Which way do I go at this point?

I remember when I reserved these weeks a year ago, they specifically told me that if I wanted the full villa, I would NOT be able to later lock off the unit.  To me that was pretty clear, but now Ko Olina says they will put me wherever they want to - even in a unit that is lockoff capable.


----------



## Aviator621 (Jul 2, 2013)

I think some of the confusion is terminology. For Ko Olina, it will say Full Villa on your reservation regardless of whether you have reserved a lock off or not. The only time the difference is visible is when you make the original reservation online, and the pull down menu lets you chose between the lock off and non-lockoff versions of the two bedrooms. (And yes, you can not split even a lock off once it is reserved as a Full Villa).  think that is what Ko Olina was trying to tell you. However, as far as I understood it, reserving one or the other only impacts you if you are trying to lock off and deposit/split the unit into two weeks. Otherwise, if you are actually using the full two bedroom, it should have no bearing on your room request when you check in--so either way, you should be able to request the Naia building. Did the Ko Olina room assignment people tell you otherwise?


----------



## Werner Weiss (Jul 2, 2013)

I own ocean-view (but not penthouse) at Ko Olina. My understanding is that when you book a 2-bedroom villa as an owner, you reserve from a specific inventory bucket. There are three kinds of 2-bedroom villas at Ko Olina:


Both parts of a 2-bedroom lock-off (second bedroom has king and sofabed)
Full, dedicated 2-bedroom (two queens in second bedroom, IF I UNDERSTAND CORRECTLY)
2-bedroom master suite of a 3-bedroom villa (two queens in second bedroom; locked connecting door to 3rd bedroom)

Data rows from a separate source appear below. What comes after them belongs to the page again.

diff --git a/mlx-audio-swift_amd/csrc/lm_engine.hip b/mlx-audio-swift_amd/csrc/lm_engine.hip
--- a/mlx-audio-swift_amd/csrc/lm_engine.hip
+++ b/mlx-audio-swift_amd/csrc/lm_engine.hip
@@ -62,7 +62,7 @@
     DevBuf<int32_t> pf_pos;
     DevBuf<uint8_t> pf_on;
     DevBuf<SamplerScratch> samp_scratch;
-    hipGraphExec_t g_prefill = nullptr, g_decode = nullptr;
+    hipGraphExec_t g_prefill = nullptr, g_decode = nullptr, g_final = nullptr;
     bool shared_device = false;
     uint64_t graph_key = 0;
     bool use_graph = true;
@@ -123,6 +123,7 @@
     if (c->stream) (void)hipStreamSynchronize(c->stream);
     if (c->g_prefill) (void)hipGraphExecDestroy(c->g_prefill);
     if (c->g_decode) (void)hipGraphExecDestroy(c->g_decode);
+    if (c->g_final) (void)hipGraphExecDestroy(c->g_final);
     if (c->stream && !c->borrowed_stream) (void)hipStreamDestroy(c->stream);
     delete c;
 }
@@ -458,6 +459,7 @@
 static void destroy_graphs(mis_tts* c) {
     if (c->g_prefill) { (void)hipGraphExecDestroy(c->g_prefill); c->g_prefill = nullptr; }
     if (c->g_decode) { (void)hipGraphExecDestroy(c->g_decode); c->g_decode = nullptr; }
+    if (c->g_final) { (void)hipGraphExecDestroy(c->g_final); c->g_final = nullptr; }
 }
 
 static void build_rope_tables(mis_tts* c) {
@@ -1221,6 +1223,11 @@
         enqueue_layers(c);
         collect(0);
     };
+    const bool short_last = !hidden_mode && !(getenv("MIS_FULL_LAST_STEP") && atoi(getenv("MIS_FULL_LAST_STEP")) != 0);
+    auto final_body = [&]() {
+        enqueue_lm_head(c);
+        launch_sampler(c->sp, batch, s);
+    };
     auto capture = [&](hipGraphExec_t* exec, auto&& body) {
         hipGraph_t g = nullptr;
         HIP_CHECK(hipStreamBeginCapture(s, hipStreamCaptureModeThreadLocal));
@@ -1250,6 +1257,7 @@
         HIP_CHECK(hipStreamSynchronize(s));
     }
     if (c->use_graph && !c->g_decode) capture(&c->g_decode, decode_body);
+    if (c->use_graph && short_last && !c->g_final) capture(&c->g_final, final_body);
     int steps = 0;
     const int poll = cb ? 8 : 32;
     std::vector<int32_t> host_ngen(batch, 0), host_tok;
@@ -1261,7 +1269,11 @@
     while (steps < max_tokens) {
         int chunk = std::min(poll, max_tokens - steps);
         for (int i = 0; i < chunk; ++i) {
-            if (c->use_graph) HIP_CHECK(hipGraphLaunch(c->g_decode, s)); else decode_body();
+            if (short_last && steps + i + 1 == max_tokens) {
+                if (c->use_graph) HIP_CHECK(hipGraphLaunch(c->g_final, s)); else final_body();
+            } else {
+                if (c->use_graph) HIP_CHECK(hipGraphLaunch(c->g_decode, s)); else decode_body();
+            }
         }
         steps += chunk;
         HIP_CHECK(hipMemcpyAsync(done_host, c->done_count.p, 4, hipMemcpyDeviceToHost, s));
diff --git a/mlx-audio-swift_amd/csrc/lm_kernels.h b/mlx-audio-swift_amd/csrc/lm_kernels.h
--- a/mlx-audio-swift_amd/csrc/lm_kernels.h
+++ b/mlx-audio-swift_amd/csrc/lm_kernels.h
@@ -143,6 +143,7 @@
     int path_resolved;
     int force_multi;
     int spin;
+    int consecutive;
 };
 void sampler_resolve(SamplerParams& p, bool multi_launch_only);
 void sampler_fail_flags_async(SamplerScratch* scratch, int batch, unsigned* host_flags, hipStream_t s);
diff --git a/mlx-audio-swift_amd/csrc/lm_sampler.hip b/mlx-audio-swift_amd/csrc/lm_sampler.hip
--- a/mlx-audio-swift_amd/csrc/lm_sampler.hip
+++ b/mlx-audio-swift_amd/csrc/lm_sampler.hip
@@ -561,6 +561,7 @@
     __syncthreads();
     return ok != 0;
 }
+template <int STRIDED>
 __global__ void __launch_bounds__(SC_NT) k_samp_cluster(SamplerParams p, int spin_limit) {
     __shared__ u64 hist[256];
     __shared__ u64 sh[SC_NT / 64];
@@ -583,7 +584,9 @@
     int lo, hi;
     allowed_range(p, step, lo, hi);
     bf16_t* logits = p.logits + (size_t)b * p.Vpad;
-    const int my0 = (c * SC_NT + tid) * SC_PER;
+    const int blk0 = c * SC_NT * SC_PER;
+    const int my0 = blk0 + tid * SC_PER;
+    auto id_of = [&](int j) { return STRIDED ? blk0 + j * SC_NT + tid : my0 + j; };
     const bool penalise = p.penalty > 0.0f && p.penalty != 1.0f && p.window;
     const int32_t* wl_src = penalise ? p.window_len + b : reinterpret_cast<const int32_t*>(&sc->c_sync);
     const int32_t* win_src = penalise ? p.window + (size_t)b * p.ctx + (tid < p.ctx ? tid : 0) : reinterpret_cast<const int32_t*>(&sc->c_sync);
@@ -639,8 +642,13 @@
         for (int j = 0; j < 3; ++j)
             if (tid + j * SC_NT < SC_NT * SC_PER / 8) reinterpret_cast<u32x4_t*>(stage)[tid + j * SC_NT] = q[j];
         __syncthreads();
-#pragma unroll
-        for (int j = 0; j < SC_PER / 4; ++j) {
+        if (STRIDED) {
+            const bf16_t* sb = reinterpret_cast<const bf16_t*>(stage);
+#pragma unroll
+            for (int j = 0; j < SC_PER; ++j) l[j] = bf16_to_f32(sb[j * SC_NT + tid]);
+        }
+#pragma unroll
+        for (int j = 0; j < (STRIDED ? 0 : SC_PER / 4); ++j) {
             const uint2 w = *reinterpret_cast<const uint2*>(stage + tid * (SC_PER / 2) + 2 * j);
             l[4 * j] = bf16_to_f32((bf16_t)(w.x & 0xffffu)); l[4 * j + 1] = bf16_to_f32((bf16_t)(w.x >> 16));
             l[4 * j + 2] = bf16_to_f32((bf16_t)(w.y & 0xffffu)); l[4 * j + 3] = bf16_to_f32((bf16_t)(w.y >> 16));
@@ -650,10 +658,10 @@
     {
         const int np = n_pen;
         for (int k = 0; k < np; ++k) {
-            const int d = pen_id[k] - my0;
+            const int d = pen_id[k] - id_of(0);
             const float v = pen_val[k];
 #pragma unroll
-            for (int j = 0; j < SC_PER; ++j) l[j] = (d == j) ? v : l[j];
+            for (int j = 0; j < SC_PER; ++j) l[j] = (d == (STRIDED ? j * SC_NT : j)) ? v : l[j];
         }
     }
     SC_STAMP(1);
@@ -661,7 +669,7 @@
     u64 bestk = 0;
 #pragma unroll
     for (int j = 0; j < SC_PER; ++j) {
-        const int i = my0 + j;
+        const int i = id_of(j);
         const u64 k = ((u64)sc_key32(l[j]) << 32) | (unsigned)(~(unsigned)i);
         bestk = (i >= lo && i < hi && k > bestk) ? k : bestk;
     }
@@ -705,7 +713,7 @@
         float e[SC_PER];
 #pragma unroll
         for (int j = 0; j < SC_PER; ++j) {
-            const int i = my0 + j;
+            const int i = id_of(j);
             const float x = __fdiv_rn(l[j], p.temperature);
             const float y = fminf(x - xmax, 0.0f);
             e[j] = (i >= lo && i < hi) ? det_exp_dev(y) : 0.0f;
@@ -799,27 +807,69 @@
         u64 before = 0;
 #pragma unroll
         for (int k = 0; k < SC_NB; ++k) { const u64 v = kept[k]; Zk += v; before += (k < c) ? v : 0; }
-        mine = 0;
-#pragma unroll
-        for (int j = 0; j < SC_PER; ++j) mine += ((__float_as_uint(e[j]) >> 16) >= kstar) ? (u64)(e[j] * E_SCALE) : 0;
-        u64 Zblk = 0;
-        const u64 incl = block_scan_incl_1024(mine, sh, &Zblk);
         const u64 row = (u64)(p.row_offset + b);
         const u64 a = p.seed ^ (0xD1B54A32D192ED03ull * (row + 1));
         const u64 rnd = mis_splitmix64(mis_splitmix64(a) + (u64)step);
         const u64 r = __umul64hi(rnd, Zk);
-        const u64 excl = before + incl - mine;
-        bool hit = false;
-        if (mine > 0 && r >= excl && r < excl + mine) {
-            u64 run = excl;
-#pragma unroll
-            for (int j = 0; j < SC_PER; ++j) {
-                const u64 Ek = ((__float_as_uint(e[j]) >> 16) >= kstar) ? (u64)(e[j] * E_SCALE) : 0;
-                run += Ek;
-                if (!hit && Ek && run > r) { s_token = my0 + j; hit = true; }
-            }
-        }
-        mine_blk = r >= before && r < before + Zblk;
+        if (STRIDED) {
+            mine_blk = r >= before && r < before + kept[c];
+            if (mine_blk) {
+                float* tf = reinterpret_cast<float*>(stage);
+                float ec[SC_PER];
+#pragma unroll
+                for (int qr = 0; qr < 2; ++qr) {
+                    if (qr) __syncthreads();
+#pragma unroll
+                    for (int k = 0; k < SC_PER / 2; ++k) {
+                        const float v = e[qr * (SC_PER / 2) + k];
+                        tf[k * SC_NT + tid] = ((__float_as_uint(v) >> 16) >= kstar) ? v : 0.0f;
+                    }
+                    __syncthreads();
+                    if ((tid >> 9) == qr) {
+                        const u32x4_t* src = reinterpret_cast<const u32x4_t*>(tf) + (tid & 511) * (SC_PER / 4);
+#pragma unroll
+                        for (int k = 0; k < SC_PER / 4; ++k) {
+                            const u32x4_t w = src[k];
+                            ec[4 * k] = __uint_as_float(w.x); ec[4 * k + 1] = __uint_as_float(w.y);
+                            ec[4 * k + 2] = __uint_as_float(w.z); ec[4 * k + 3] = __uint_as_float(w.w);
+                        }
+                    }
+                }
+                mine = 0;
+#pragma unroll
+                for (int j = 0; j < SC_PER; ++j) mine += (u64)(ec[j] * E_SCALE);
+                const u64 incl = block_scan_incl_1024(mine, sh, nullptr);
+                const u64 excl = before + incl - mine;
+                bool hit = false;
+                if (mine > 0 && r >= excl && r < excl + mine) {
+                    u64 run = excl;
+#pragma unroll
+                    for (int j = 0; j < SC_PER; ++j) {
+                        const u64 Ek = (u64)(ec[j] * E_SCALE);
+                        run += Ek;
+                        if (!hit && Ek && run > r) { s_token = my0 + j; hit = true; }
+                    }
+                }
+            }
+        } else {
+            mine = 0;
+#pragma unroll
+            for (int j = 0; j < SC_PER; ++j) mine += ((__float_as_uint(e[j]) >> 16) >= kstar) ? (u64)(e[j] * E_SCALE) : 0;
+            u64 Zblk = 0;
+            const u64 incl = block_scan_incl_1024(mine, sh, &Zblk);
+            const u64 excl = before + incl - mine;
+            bool hit = false;
+            if (mine > 0 && r >= excl && r < excl + mine) {
+                u64 run = excl;
+#pragma unroll
+                for (int j = 0; j < SC_PER; ++j) {
+                    const u64 Ek = ((__float_as_uint(e[j]) >> 16) >= kstar) ? (u64)(e[j] * E_SCALE) : 0;
+                    run += Ek;
+                    if (!hit && Ek && run > r) { s_token = my0 + j; hit = true; }
+                }
+            }
+            mine_blk = r >= before && r < before + Zblk;
+        }
         SC_STAMP(11);
     }
     if (!alive) {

To complicate things more, each of these is available as ocean view, island view, ocean view penthouse, and island view penthouse. As a weeks owner, your view depends on what you own. If using Destination Club points, you can pick the view category.

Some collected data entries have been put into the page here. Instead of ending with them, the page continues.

@@ -267,34 +299,36 @@
         const float* w_ff2a = w_out + L7_MAT_128 * 3;
         const float* w_ff2b = w_out + L7_MAT_128 * 4;
         WRing ring1;
-        const uint4* bq0 = wptr(em, wave, 8, lane);
-        const uint4* bq1 = wptr(em, 4 + (wave >> 1), 8, lane);
-        wload<8>(ring, bq0);
-        wload<8>(ring1, bq1);
-        LP_T();
-        ln_partial(xres, St, wave, lane);
-        __syncthreads();
-        LP_T();
-        ln_finish(xres, St, P, wave, lane);
+        const char* bq0 = wptr(em, wave, 8);
+        const char* bq1 = wptr(em, 4 + (wave >> 1), 8);
+        wload<8>(ring, bq0, L.w16);
+        wload<8>(ring1, bq1, L.w16);
+        LP_T();
+        ln_partial(xres, St, wave, L);
+        __syncthreads();
+        LP_T();
+        ln_finish(xres, St, P, L);
         __syncthreads();
         LP_T();
         {
             f32x16 aq[2], ah;
             const int nth = 4 + (wave >> 1);
-            init_bias(aq[0], ev, wave, lane);
-            init_bias(aq[1], ev, wave, lane);
-            init_bias(ah, ev, nth, lane);
-            gemm_qkv(aq, ah, P, ring, ring1, bq0, bq1, wave, lane);
+            set_bias(aq[0], ev + wv32, L.b16);
+            set_bias(aq[1], ev + wv32, L.b16);
+            set_bias(ah, ev + 32 * nth, L.b16);
+            gemm_qkv(aq, ah, P, ring, ring1, bq0, bq1, wave, L);
             LP_T();
-            wload<8>(ring, wptr(w_out, wave, 8, lane));
+            wload<8>(ring, wptr(w_out, wave, 8), L.w16);
             __syncthreads();
             LP_T();
-            auto fb = [&](float v, int, int) { return v; };
+            auto fb = [](float a, float b) { return pack2h(a, b); };
             uint4* dst = wave < 2 ? P : H;
             const int ntd = wave < 2 ? wave : wave - 2;
-#pragma unroll
-            for (int mt = 0; mt < 2; ++mt) put_planes(dst, ntd, mt, aq[mt], lane, fb);
-            put_planes(H, nth - 2, wave & 1, ah, lane, fb);
+            const unsigned rowq = L.prow + (unsigned)((ntd - wave) * 64);
+            const unsigned rowh = L.prow + (unsigned)((nth - 2 - wave) * 64 + (wave & 1) * (32 * ROWB));
+#pragma unroll
+            for (int mt = 0; mt < 2; ++mt) put_planes(dst, mt, aq[mt], rowq, fb);
+            put_planes(H, 0, ah, rowh, fb);
         }
         __syncthreads();
         LP_T();
@@ -316,16 +350,17 @@
                 f32x4 st = __builtin_amdgcn_mfma_f32_16x16x16f16(kf, qf, f32x4{0.f, 0.f, 0.f, 0.f}, 0, 0, 0);
                 float mx = fmaxf(fmaxf(st[0], st[1]), fmaxf(st[2], st[3]));
                 mx = rows_allreduce(mx, [](float a, float b) { return fmaxf(a, b); });
-                mx *= 0.35355339059327376220f;
+                constexpr float SC = 0.35355339059327376220f * 1.44269504088896340736f;
+                mx *= SC;
                 float den = 0.f;
 #pragma unroll
                 for (int r = 0; r < 4; ++r) {
-                    st[r] = __expf(fmaf(st[r], 0.35355339059327376220f, -mx));
+                    st[r] = __builtin_amdgcn_exp2f(fmaf(st[r], SC, -mx));
                     den += st[r];
                 }
                 den = rows_allreduce(den, [](float a, float b) { return a + b; });
                 const float inv = __builtin_amdgcn_rcpf(den);
-                const uint2 pk = make_uint2(pack2h(st[0] * inv, st[1] * inv), pack2h(st[2] * inv, st[3] * inv));
+                const uint2 pk = make_uint2(mul2h(st[0], inv, st[1], inv), mul2h(st[2], inv, st[3], inv));
                 pf[hh] = __builtin_bit_cast(h16x4, pk);
             }
             f32x4 o[4][2];
@@ -346,57 +381,56 @@
                     put4(p2, base + 2 * (4 * hh + 2 * nt), o[hh][nt][0], o[hh][nt][1], o[hh][nt][2], o[hh][nt][3]);
         }
         LP_T();
-        add_bias(xres[0], ev + 192, wave, lane);
-        add_bias(xres[1], ev + 192, wave, lane);
-        __syncthreads();
-        LP_T();
-        gemm<8>(xres, P, ring, wptr(w_out, wave, 8, lane), lane);
-        LP_T();
-        wload<8>(ring, wptr(w_ff1a, wave, 8, lane));
-        ln_partial(xres, St, wave, lane);
-        init_bias(acc[0], ev + 192 + 128, wave, lane);
-        init_bias(acc[1], ev + 192 + 128, wave, lane);
-        __syncthreads();
-        LP_T();
-        ln_finish(xres, St, P, wave, lane);
-        __syncthreads();
-        LP_T();
-        gemm<8>(acc, P, ring, wptr(w_ff1a, wave, 8, lane), lane);
-        LP_T();
-        wload<8>(ring, wptr(w_ff1b, wave, 8, lane));
+        add_bias(xres[0], ev + 192 + wv32, L.b16);
+        add_bias(xres[1], ev + 192 + wv32, L.b16);
+        __syncthreads();
+        LP_T();
+        gemm<8>(xres, P, ring, wptr(w_out, wave, 8), L);
+        LP_T();
+        wload<8>(ring, wptr(w_ff1a, wave, 8), L.w16);
+        ln_partial(xres, St, wave, L);
+        set_bias(acc[0], ev + 192 + 128 + wv32, L.b16);
+        set_bias(acc[1], ev + 192 + 128 + wv32, L.b16);
+        __syncthreads();
+        LP_T();
+        ln_finish(xres, St, P, L);
+        __syncthreads();
+        LP_T();
+        gemm<8>(acc, P, ring, wptr(w_ff1a, wave, 8), L);
+        LP_T();
+        wload<8>(ring, wptr(w_ff1b, wave, 8), L.w16);
         f32x16 accb[2];
-        init_bias(accb[0], ev + 192 + 128 + 128, wave, lane);
-        init_bias(accb[1], ev + 192 + 128 + 128, wave, lane);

In all cases, what you can reserve depends on what is available at the time you reserve.

Because there's a one-to-one correlation between reservations and villa inventory, you will be assigned a unit that matches the exact category you reserved. With so many different villa types, anything else could lead to disasters.

The last two times we stayed at Ko Olina, I booked a 2-bedroom without specifying what kind of 2-bedroom (and without being asked by Member Services). I learned later that I had booked a 2-bedroom lock-off. As check-in approached, I requested the Nai'a Tower. In both cases, we were assigned a very nice 2-bedroom lock-off in the Nai'a Tower (two entrances, connecting door, and kitchenette).

Although all dedicated 2-bedroom villas are in the Nai's Tower, the building also has 2-bedroom lock-offs.

We were traveling with our college-age kids, so it really didn't matter if we had a dedicated or lock-off 2-bedroom. The bonus of a lock-off is that the kids had there own kitchenette with a refrigerator.

My guess is 2-bedroom lock-offs are plentiful, but dedicated 2-bedroom villas are rare. So unless an owner says "I want a dedicated 2-bedroom with a single entrance from the hallway" AND such villas are available at the time of reservation, the reservation will be for a 2-bedroom lock-off.

"Full villa" only means both parts of 2-bedroom lock-off. It is not synonymous with dedicated.

In the OP's case, it seems that there's disconnect between Marriott Owner Services and the resort itself. Both should have the same story about which of the three kinds of 2-bedroom villa the OP has reserved (and will get).


----------



## rpgriego (Jul 3, 2013)

brianfox said:


> I am not a happy camper with Marriott right now.
> 
> I own 2 weeks at Ko Olina and we are going there next week.
> My goal was to stay specifically in NON-lockoff units for two reasons:
> ...



I'm confused... How does being assigned a lock off unit hinder your enjoyment of the villa and/or Ko Olina?


----------



## brianfox (Jul 3, 2013)

Aviator, Ko Olina told me today that I had a 2 BR lockoff, and that because it was a lockoff, I may or may not be put in the Naia tower.  I know that Naia is the only tower with non-lockoff units, so reserving a non-lockoff guarantees that tower.  When I reserved 13 months ago, I felt I had a clear understanding of what I was getting, but evidently, I was wrong.

Wherever the miscommunication lies, this is the second year such a thing has happened.  Last year, I attempted a "Request First" with II trying to trade one of my KO weeks for Waiohai.  It was unsuccessful, but when the week reverted back to me from II, KO claimed it was an exchange week and wanted to treat me with low priority even though it was one of two weeks reserved 13 months out.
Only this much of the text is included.